After a momentary pause, he said, “This could all be resolved easily if you’d shut down your operation for a few days.”
“That can’t happen, Dane. We don’t have all that taxpayer-supported scientific money to rely on; we have to stay on schedule.”
“Whose schedule?”
“My boss’s, of course. Everybody has a boss.”
That was good. She wanted to get that statement on the record, and she was certain that DepthFinder and Orion were recording this conversation.
“I’ll have to stop you, Penny.”
That wouldn’t happen, either.
“I suspect, Dane, that if you try, Uncle Paul will sue you out of your beautiful ship and submersible. Look, this will be over in a few days, then I’ll come to San Diego, and we can laugh about our differences.”
“I’m not laughing, Penny.”
“You will,” she said. “Bye for now.”
Glenn immediately switched over to the scrambled frequency for Team Three.
“Dorsey, you there?”
She had to try twice before he answered.
“You always catch me when I’m trying to get a few winks, Penny. What’s up?”
“You’re on site?”
“You bet. After we rest, we’ll start drilling.”
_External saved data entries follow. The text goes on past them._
# magneano/shyft

Measured on AMD Instinct MI355X. Metric: cell-steps/sec (cells×timesteps/wall) for pt_gs_k at 1/2/4/8 MI355X, higher is better.
Workload: dtype f64

## Files before the change

include/shyft_hip.h:

```cpp
#ifndef SHYFT_HIP_H
#define SHYFT_HIP_H

#include <stddef.h>
#include <stdint.h>

#ifdef __cplusplus
extern "C" {
#endif

typedef struct shyft_hip_region shyft_hip_region;

enum shyft_hip_stack {
    SHYFT_HIP_PT_GS_K = 1, SHYFT_HIP_HBV_STACK = 2, SHYFT_HIP_PT_SS_K = 3, SHYFT_HIP_PT_HS_K = 4, SHYFT_HIP_PT_HPS_K = 5
};

enum shyft_hip_forcing {
    SHYFT_HIP_TEMPERATURE = 0, SHYFT_HIP_PRECIPITATION = 1, SHYFT_HIP_WIND_SPEED = 2,
    SHYFT_HIP_REL_HUM = 3, SHYFT_HIP_RADIATION = 4
};

enum shyft_hip_collect { SHYFT_HIP_COLLECT_DISCHARGE = 0, SHYFT_HIP_COLLECT_DISCHARGE_SNOW = 1, SHYFT_HIP_COLLECT_ALL = 2 };

enum shyft_hip_ptgsk_series {
    SHYFT_HIP_AVG_DISCHARGE = 0, SHYFT_HIP_CHARGE_M3S = 1, SHYFT_HIP_SNOW_SCA = 2, SHYFT_HIP_SNOW_SWE = 3,
// ... 83 lines not shown
                         int weighted, size_t step0, size_t n, double* dst);
int shyft_hip_catchment_sums(const shyft_hip_region* h, int series, size_t step0, size_t n, double* dst,
                             int dst_on_device);
int shyft_hip_catchment_area_sums(const shyft_hip_region* h, int series, size_t step0, size_t n, double* dst,
                                  int dst_on_device);

#define SHYFT_HIP_PERCENTILES_MAX 16
#define SHYFT_HIP_PERCENTILES_LDS_MAX 4096
enum shyft_hip_statistics_property {
    SHYFT_HIP_STAT_AVERAGE = -1, SHYFT_HIP_STAT_MIN_EXTREME = -1000, SHYFT_HIP_STAT_MAX_EXTREME = 1000
};
int shyft_hip_percentiles(const shyft_hip_region* h, int series, const int64_t* ids, size_t n_ids, int scope,
                          const int64_t* pct, size_t n_pct, size_t step0, size_t n, double* dst);
int shyft_hip_catchment_percentiles(const shyft_hip_region* h, int series, const int64_t* pct, size_t n_pct,
                                    size_t step0, size_t n, double* dst, int dst_on_device);
int shyft_hip_percentiles_host(const double* rows, size_t n_steps, size_t n_samples_per_step, const int64_t* pct,
                               size_t n_pct, double* dst);
enum shyft_hip_percentiles_path_id {
    SHYFT_HIP_PERCENTILES_NONE = 0, SHYFT_HIP_PERCENTILES_LDS_SORT = 1, SHYFT_HIP_PERCENTILES_RADIX = 2
};
int shyft_hip_percentiles_path(const shyft_hip_region* h);
double shyft_hip_last_percentiles_ms(const shyft_hip_region* h);

int shyft_hip_kalman_run(int device, int n, size_t M, size_t T, const double* bias, const int32_t* fold, const double* w,
                         double v2, int mode, double* x, double* k, double* P, double* out, int save_every,
                         const int32_t* piece_begin, const int32_t* piece_ix, const double* piece_seconds);
int shyft_hip_kalman_run_host(int n, size_t M, size_t T, const double* bias, const int32_t* fold, const double* w, double v2,
                              int mode, double* x, double* k, double* P, double* out, int save_every,
                              const int32_t* piece_begin, const int32_t* piece_ix, const double* piece_seconds);
int shyft_hip_kalman_initial_state(int n, double covariance_init, double hourly_correlation, double process_noise_init,
                                   double* P, double* W);
double shyft_hip_kalman_last_ms(int device);

#define SHYFT_HIP_QM_MAX_SERIES 1024
#define SHYFT_HIP_QM_PRIOR 0
#define SHYFT_HIP_QM_QM 1
#define SHYFT_HIP_QM_BLEND 2
int shyft_hip_quantile_map(int device, size_t B, size_t T, size_t F, size_t P, const double* fc, const double* w,
                           const double* pri, const int32_t* mode, const double* interp_weight,
                           int interpolated_quantiles, double* out);
int shyft_hip_quantile_map_host(size_t B, size_t T, size_t F, size_t P, const double* fc, const double* w,
                                const double* pri, const int32_t* mode, const double* interp_weight,
                                int interpolated_quantiles, double* out);
#define SHYFT_HIP_QM_PATH_NONE 0
#define SHYFT_HIP_QM_PATH_WAVE 1
#define SHYFT_HIP_QM_PATH_GROUP 2
int shyft_hip_quantile_map_last_path(int device);
double shyft_hip_quantile_map_last_ms(int device);

#define SHYFT_HIP_RESAMPLE_AVERAGE 0
#define SHYFT_HIP_RESAMPLE_INTEGRAL 1
#define SHYFT_HIP_RESAMPLE_ACCUMULATE 2
int shyft_hip_resample(int device, int mode, size_t S, const int64_t* row, const int64_t* t, const double* v,
                       const int64_t* t_end, const int32_t* fx, int64_t ta_t0, int64_t ta_dt, size_t T, double* out);
int shyft_hip_resample_host(int device, int mode, size_t S, const int64_t* row, const int64_t* t, const double* v,
                            const int64_t* t_end, const int32_t* fx, int64_t ta_t0, int64_t ta_dt, size_t T,
                            double* out);
double shyft_hip_resample_last_ms(int device);
uint64_t shyft_hip_resample_calls(int device);
#define SHYFT_HIP_RESAMPLE_PATH_AUTO 0
#define SHYFT_HIP_RESAMPLE_PATH_DIRECT 1
#define SHYFT_HIP_RESAMPLE_PATH_TILED 2
int shyft_hip_resample_set_path(int path);
int shyft_hip_resample_last_path(int device);

int shyft_hip_ts_rating_curve(int device, size_t S, const int64_t* row, const int64_t* t, const double* v,
                              const int64_t* t_end, const int32_t* fx, size_t P, const int64_t* pack_row,
                              const int64_t* curve_t, const int64_t* curve_row, const double* seg, const int64_t* pack_of,
                              double* out);
int shyft_hip_ts_rating_curve_host(int device, size_t S, const int64_t* row, const int64_t* t, const double* v,
                                   const int64_t* t_end, const int32_t* fx, size_t P, const int64_t* pack_row,
                                   const int64_t* curve_t, const int64_t* curve_row, const double* seg,
                                   const int64_t* pack_of, double* out);
int shyft_hip_ts_ice_packing(int device, size_t S, const int64_t* row, const int64_t* t, const double* v,
                             const int64_t* t_end, const int32_t* fx, const int64_t* qrow, const int64_t* qt,
                             const int64_t* window, const double* threshold, const int32_t* policy, double* out);
int shyft_hip_ts_ice_packing_host(int device, size_t S, const int64_t* row, const int64_t* t, const double* v,
                                  const int64_t* t_end, const int32_t* fx, const int64_t* qrow, const int64_t* qt,
                                  const int64_t* window, const double* threshold, const int32_t* policy, double* out);
int shyft_hip_ts_ice_packing_recession(int device, size_t S, const int64_t* row, const int64_t* t, const double* v,
                                       const int64_t* t_end, const int32_t* fx, const double* ice,
                                       const int64_t* ice_start, const int64_t* ice_end, const double* alpha,
                                       const double* recession_minimum, double* out);
int shyft_hip_ts_ice_packing_recession_host(int device, size_t S, const int64_t* row, const int64_t* t, const double* v,
                                            const int64_t* t_end, const int32_t* fx, const double* ice,
                                            const int64_t* ice_start, const int64_t* ice_end, const double* alpha,
                                            const double* recession_minimum, double* out);
int shyft_hip_ts_min_max_fill(int device, size_t S, const int64_t* row, const int64_t* t, const double* v,
                              const int64_t* t_end, const int32_t* fx, const double* min_x, const double* max_x,
                              const int64_t* max_timespan, double* out);
int shyft_hip_ts_min_max_fill_host(int device, size_t S, const int64_t* row, const int64_t* t, const double* v,
                                   const int64_t* t_end, const int32_t* fx, const double* min_x, const double* max_x,
                                   const int64_t* max_timespan, double* out);
double shyft_hip_tsprep_last_ms(int device);
uint64_t shyft_hip_tsprep_calls(int device);
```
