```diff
@@ -395,6 +420,7 @@
   PL_SYNC();
   int jcur = 0, ret = 0, m = 0; bool done = false; double oldnrm = 0.0;
   for (bool first = true;; first = false) {
+    if constexpr (PL_STEPB<F, M>) { if (done) break; }
     { PL_TIC(); form_iterate(S, I, first); PL_TOC(S, PH_NEWTVEC); }
     if (done) break;
     if constexpr ((F & GF_EXPR) != 0) { if (xrun) { value = closure_input(S, *xrun, I.tn, S.yy, S.yp); *xvalue = value; } }
@@ -511,8 +537,9 @@
   PL_XSYNC();
 }
 
-template <class M>
-PL_DEV bool ida_complete_step(CellLDS<M>& S, IdaScalars& I, double err_k, double err_km1, double tstop) {
+template <class M, bool SB = false>
+PL_DEV bool ida_complete_step(CellLDS<M>& S, IdaScalars& I, double err_k, double err_km1, double tstop, [[maybe_unused]] double rtol = 0.0, [[maybe_unused]] double atol = 0.0,
+                              [[maybe_unused]] StepPt* pt = nullptr) {
   PL_MODEL(M);
   const int lane = lane_id();
   PL_AMARK("complete_step");
@@ -587,6 +614,10 @@
       if (ku >= 3) { PL_VEC(n) S.phi[3][n] = q[3][k__]; } else if (grow && ku == 2) { PL_VEC(n) S.phi[3][n] = EE(n); }
       if (ku >= 2) { PL_VEC(n) S.phi[2][n] = q[2][k__]; } else if (grow) { PL_VEC(n) S.phi[2][n] = EE(n); }
       PL_VEC(n) { S.phi[1][n] = q[1][k__]; S.phi[0][n] = acc[k__]; }
+      if constexpr (SB) {
+        PL_VEC(n) { const double w = pl_rcp(rtol * fabs(acc[k__]) + atol); I.ew[k__] = w; }
+        step_pt_regs<M>(*pt, acc, sp);
+      }
     } else if constexpr (PHI_REGS<M> && PL_BRANCHY_PHI) {
       _Pragma("unroll") for (int j = MAXORD; j >= 0; j--) {
         if (j == ku + 1 && ku < I.maxord) { PL_VEC(n) PHI_WR(j, n, EE(n)); }
@@ -676,11 +707,12 @@
 
 template <int F, class M>
 PL_DEV int ida_step(CellLDS<M>& S, LaneRegs& R, const Tables* tb, IdaScalars& I, double tstop, double& tret, int mode, double& value,
-                               const plh_opts& o, Counters& cnt, const plh_run* frun = nullptr, GenRow* g = nullptr) {
+                               const plh_opts& o, Counters& cnt, const plh_run* frun = nullptr, GenRow* g = nullptr, [[maybe_unused]] StepPt* pt = nullptr) {
   PL_MODEL(M);
   const int lane = lane_id();
   const double uround = 2.220446049250313e-16;
   I.rtol = o.reltol; I.atol = o.abstol;
+  PL_TICH(pl_th__);
   if (I.nst == 0) {
     set_ewt(S, I, o.reltol, o.abstol);
     const double tdist = fabs(tstop - I.tn);
@@ -698,12 +730,17 @@
     PL_SYNC();
   } else {
     const double troundoff = 100.0 * uround * (fabs(I.tn) + fabs(I.hh));
-    if (fabs(I.tn - tstop) <= troundoff) { ida_get_solution(S, I, tstop, S.yy, S.yp); tret = tstop; return 0; }
+    if (fabs(I.tn - tstop) <= troundoff) {
+      ida_get_solution(S, I, tstop, S.yy, S.yp); tret = tstop;
+      if constexpr (PL_STEPB<F, M>) step_pt_load<M>(*pt, S.yy, S.yp);
+      return 0;
+    }
     if ((I.tn + I.hh - tstop) * I.hh > 0.0) I.hh = (tstop - I.tn) * (1.0 - 4.0 * uround);
-    set_ewt(S, I, o.reltol, o.abstol);
+    if constexpr (!PL_STEPB<F, M>) set_ewt(S, I, o.reltol, o.abstol);
   }
   const double saved_t = I.tn; int ncf = 0, nef = 0; double err_k = 0, err_km1 = 0;
   if (I.nst == 0) { I.kk = 1; I.kused = 0; I.hused = 0.0; if (lane == 0 && wave_id() == 0) S.ida_psi[0] = I.hh; I.cj = 1.0 / I.hh; I.phase = 0; I.ns = 0; PL_XSYNC(); }
+  PL_TOCH(S, pl_th__, 0);
   for (;;) {
     double ck; { PL_TIC(); PL_TICE(3); ck = ida_set_coeffs(S, I); PL_TOC(S, PH_STEPCTL); PL_TOCE(S, 3, 0); }
     if constexpr ((F & GF_FUNC) != 0) { if (frun && frun->mode != PLH_MODE_DSTATE) value = run_input<F>(S, *frun, I.tn, S.yy, S.yp); }
@@ -737,9 +774,13 @@
   if (getenv("PL_EMU_TRACE") && lane == 0 && blockIdx.x == 0) fprintf(stderr, "dev step %d tn %.9g h %.6g k %d knew %d phase %d ns %d err_k %.6e err_km1 %.6e nef %d ncf %d\n", I.nst + 1, I.tn, I.hh, I.kk, I.knew, I.phase, I.ns, err_k, err_km1, nef, ncf);
 #endif
   PL_TIC(); PL_TICE(3);
-  const bool have_sol = ida_complete_step(S, I, err_k, err_km1, tstop);
+  const bool have_sol = ida_complete_step<M, PL_STEPB<F, M>>(S, I, err_k, err_km1, tstop, o.reltol, o.abstol, pt);
   PL_TOCE(S, 3, 2);
-  if (!have_sol) { ida_get_solution(S, I, tstop, S.yy, S.yp); tret = tstop; PL_TOC(S, PH_STEPCTL); PL_TOCE(S, 3, 3); return 0; }
+  if (!have_sol) {
+    ida_get_solution(S, I, tstop, S.yy, S.yp); tret = tstop;
+    if constexpr (PL_STEPB<F, M>) step_pt_load<M>(*pt, S.yy, S.yp);
+    PL_TOC(S, PH_STEPCTL); PL_TOCE(S, 3, 3); return 0;
+  }
   if ((I.tn + I.hh - tstop) * I.hh > 0.0) I.hh = (tstop - I.tn) * (1.0 - 4.0 * uround);
   tret = I.tn;
   PL_TOC(S, PH_STEPCTL); PL_TOCE(S, 3, 3);
@@ -759,14 +800,16 @@
 
 template <int F = 0, class M>
 PL_DEV void check_stop(CellLDS<M>& S, const plh_run& run, const plh_opts& o, double t, double tf, const double* Y, const double* YP,
-                                  double SOC, PrevVals& pv, int& flag) {
+                                  double SOC, PrevVals& pv, int& flag, [[maybe_unused]] const StepPt* pt = nullptr) {
   PL_MODEL(M);
   const double eps = t < 1.0 ? o.reltol : 0.0;
   [[maybe_unused]] double Tav = 0.0, dTav = 0.0;
   if constexpr (M::THERMAL) { Tav = cellTavg<M>(S, Y); dTav = cellTavg<M>(S, YP); }
   const plh_bounds& b = run.bounds;
   double bImax = b.I_max, bImin = b.I_min, bVmin = b.V_min, bVmax = b.V_max, bSmin = b.SOC_min, bSmax = b.SOC_max, bcs = b.c_s_n_max, bce = b.c_e_min;
-  double bep = b.eta_plating_min, Ic = Y[O_I], dI = YP[O_I], V = cellV<M>(Y), dV = cellV<M>(YP), ep = Y[O_PS + NP] - Y[O_PE + NP + NS], dep = YP[O_PS + NP] - YP[O_PE + NP + NS];
+  double bep = b.eta_plating_min, Ic, dI, V, dV, ep, dep;
+  if (PL_STEPB<F, M> && pt) { Ic = pt->I; dI = pt->dI; V = pt->V; dV = pt->dV; ep = pt->ep; dep = pt->dep; }
+  else { Ic = Y[O_I]; dI = YP[O_I]; V = cellV<M>(Y); dV = cellV<M>(YP); ep = Y[O_PS + NP] - Y[O_PE + NP + NS]; dep = YP[O_PS + NP] - YP[O_PE + NP + NS]; }
   [[maybe_unused]] double bTmax = M::THERMAL ? b.T_max : 0.0;
   const int rmode = run.mode, vkind = run.value_kind;
   pl_pin(bImax, bImin, bVmin, bVmax, bSmin, bSmax, bcs, bce); pl_pin(bep, Ic, dI, V, dV, ep, dep, bTmax);
@@ -865,6 +908,10 @@
     double Vv = cellV<M>(Y), Iv = Y[O_I];
     pl_pin(Vv, Iv);
     const double val = lane == 0 ? tt : (lane == 1 ? Vv : (lane == 2 ? Iv : (lane == 3 ? soc : Tav)));
+    if (outp && idx < out.max_pts) outp[idx] = val;
+  };
+  [[maybe_unused]] auto save_pt_regs = [&](int idx, double tt, const StepPt& pt, double soc) {
+    const double val = lane == 0 ? tt : (lane == 1 ? pt.V : (lane == 2 ? pt.I : (lane == 3 ? soc : T0)));
     if (outp && idx < out.max_pts) outp[idx] = val;
   };
   for (int r = 0; r < n_runs; r++) {
@@ -940,6 +987,10 @@
     PrevVals pv; pv.frac = 1.0; pv.V = -1; pv.SOC = -1; pv.I = -1; pv.c_s_n = -1; pv.c_e_min = -1; pv.eta_pl = -1; pv.dfilm = -1; pv.T = -1; pv.g = -1;
     double tprev = 0.0, t = 0.0, t_prev_saved = t0; int iter = 1; bool stalled_once = false;
     double I_prev_pt = 0.0, t_restart = 0.0;
+    [[maybe_unused]] StepPt spt;
+#if defined(PL_WAVE_EMU) && !defined(PL_OLD_STEP_BOUNDARY)
+    static_assert(!(F == 0 && PL_FLAT<M> && M::NST >= 301) || PL_STEPB<F, M>, "emulator build: the plain kernel of a 301-state model must take the new step boundary");
+#endif
     [[maybe_unused]] double soc_nm1_s = 0.0, dt_step_s = 0.0, soc_n_s = 0.0;
     bool first_init = true, again = false, init_failed = false;
     [[maybe_unused]] int steps_since_restart = 2;
@@ -964,6 +1015,7 @@
     bool init_ok = true;
     [[maybe_unused]] bool need_init = true;
     if constexpr ((F & GF_FUNC) == 0) init_ok = init_block();
+    PL_TICH(pl_tl__);
     while (init_ok && flag == PLH_FLAG_RUNNING) {
       if constexpr ((F & GF_FUNC) != 0) {
         if (need_init) { need_init = false; if (!init_block()) break; if (flag != PLH_FLAG_RUNNING) break; }
@@ -973,7 +1025,8 @@
       if constexpr ((F & GF_STOPS) != 0) tstop_now = next_tstop(o, t, continuation, run.tf);
       else tstop_now = (continuation && run.tf > 1.0 && t < 1.0) ? 1.0 : run.tf;
       if constexpr (M::W2) __syncthreads();
-      const int sf = ida_step<F>(S, R, tb, I, tstop_now, tret, mode, value, o, cnt, (is_tab || dstate) ? &run : nullptr, &grow);
+      PL_TOCH(S, pl_tl__, 1);
+      const int sf = ida_step<F>(S, R, tb, I, tstop_now, tret, mode, value, o, cnt, (is_tab || dstate) ? &run : nullptr, &grow, &spt);
       if (sf != 0) {
         if (I.nst == 0 && !stalled_once) {
           stalled_once = true;
@@ -985,18 +1038,23 @@
           check_stop<F>(S, run, o, t, run.tf, S.yy, S.yp, SOC, pv, flag);
           continue;
         }
+        if constexpr (PL_STEPB<F, M>) { static_assert(!PL_STEPB<F, M> || M::PRED_REGS, "the predictor of the last attempt must still be in registers"); form_iterate(S, I, false); }
         flag = sf; break;
       }
       iter++; t = tret;
       if constexpr ((F & GF_FUNC) != 0) steps_since_restart++;
       PL_TIC(); PL_TICE(3);
-      const double SOC_new = SOC + pl_div(0.5 * ((t + t0) - t_prev_saved) * (S.yy[O_I] + I_prev_pt), 3600.0);
+      double I_pt;
+      if constexpr (PL_STEPB<F, M>) I_pt = spt.I; else I_pt = S.yy[O_I];
+      const double SOC_new = SOC + pl_div(0.5 * ((t + t0) - t_prev_saved) * (I_pt + I_prev_pt), 3600.0);
       [[maybe_unused]] const double dt_saved = (t + t0) - t_prev_saved, soc_before = SOC;
       if constexpr ((F & GF_SENS) != 0) { soc_nm1_s = soc_before; dt_step_s = dt_saved; }
       SOC = SOC_new;
-      save_pt(nout, t + t0, S.yy, SOC); nout++;
+      if constexpr (PL_STEPB<F, M>) save_pt_regs(nout, t + t0, spt, SOC); else save_pt(nout, t + t0, S.yy, SOC);
+      nout++;
       PL_TOCE(S, 3, 4);
-      check_stop<F>(S, run, o, t, run.tf, S.yy, S.yp, SOC, pv, flag);
+      if constexpr (PL_STEPB<F, M>) check_stop<F>(S, run, o, t, run.tf, S.yy, S.yp, SOC, pv, flag, &spt);
+      else check_stop<F>(S, run, o, t, run.tf, S.yy, S.yp, SOC, pv, flag);
       PL_TOCE(S, 3, 5);
       if constexpr ((F & GF_SENS) != 0) sens_step(S, R, I, SX, mode, value, nout - 1, dt_saved);
       if (!is_fun && t == tprev) { flag = PLH_ERR_STALL; break; }
@@ -1004,7 +1062,8 @@
       if (nout >= out.max_pts && out.max_pts > 0 && flag == PLH_FLAG_RUNNING) { flag = PLH_ERR_OUTPUT_FULL; break; }
       if (flag == PLH_FLAG_RUNNING) {
         if (YPfin) { PL_VECG(n) YPprev[n] = S.yp[n]; }
-        t_prev_saved = t + t0; I_prev_pt = S.yy[O_I];
+        t_prev_saved = t + t0;
+        if constexpr (PL_STEPB<F, M>) I_prev_pt = spt.I; else I_prev_pt = S.yy[O_I];
         if constexpr ((F & GF_FUNC) != 0) if (is_fun && t - tprev < 1e-3 * o.reltol) {
           const double t_new = t + o.reltol, v_new = run_input<F>(S, run, t_new, S.yy, S.yp);
           const double big = fabs(value) > fabs(v_new) ? fabs(value) : fabs(v_new);
@@ -1017,6 +1076,7 @@
         }
       }
       PL_TOC(S, PH_OUTPUT); PL_TOCE(S, 3, 6);
+      PL_RETICH(pl_tl__);
       if constexpr ((F & GF_FUNC) != 0) { if (again) need_init = true; }
     }
     if (init_failed) { if (lane == 0) info[r] = ri; for (int q = r + 1; q < n_runs; q++) if (lane == 0) { plh_run_info z = ri; z.flag = PLH_FLAG_RUNNING; info[q] = z; } break; }
diff --git a/petlion.jl_amd/csrc/petlion_kernels.h b/petlion.jl_amd/csrc/petlion_kernels.h
--- a/petlion.jl_amd/csrc/petlion_kernels.h
+++ b/petlion.jl_amd/csrc/petlion_kernels.h
@@ -9,7 +9,7 @@
 namespace pl {
 
 #ifndef PL_WAVE_EMU
-#define PL_CELLS_PER_SIMD(M) ((sizeof(CellLDS<M>) <= 26624 && !M::W2) ? 2 : 1)
+#define PL_CELLS_PER_SIMD(M) ((sizeof(CellLDS<M>) <= PL_TWO_CELLS_LDS_MAX && !M::W2) ? 2 : 1)
 #define PL_ONE_WAVE_PER_SIMD __attribute__((amdgpu_waves_per_eu(M::NWAVES * PL_CELLS_PER_SIMD(M), M::NWAVES * PL_CELLS_PER_SIMD(M))))
 #else
 #define PL_ONE_WAVE_PER_SIMD
```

“I want you to skip Test Holes K and L. Go right on to M.”
“Are you sure?”
“Yes, I am. And Jim, go now. I want that hole done today.”
“Hey, Penny, we’re getting into some rugged terrain. It’s going to take twelve hours or more to get there, and some of our reserves are getting low.”
“Then you’d better get underway,” she said. “I’ll send out a sub with fresh batteries and an oxygen recharge.”
“Please do,” he said. “I hate running this low.”
She signed off just as Deride arrived in the control room.
“It’s the middle of the night, Penny,” he said. “Something wrong?”
“Brande’s out there.”
“Bloody hell! You talked to him?”
“I tried,” she said, and left it ambiguous.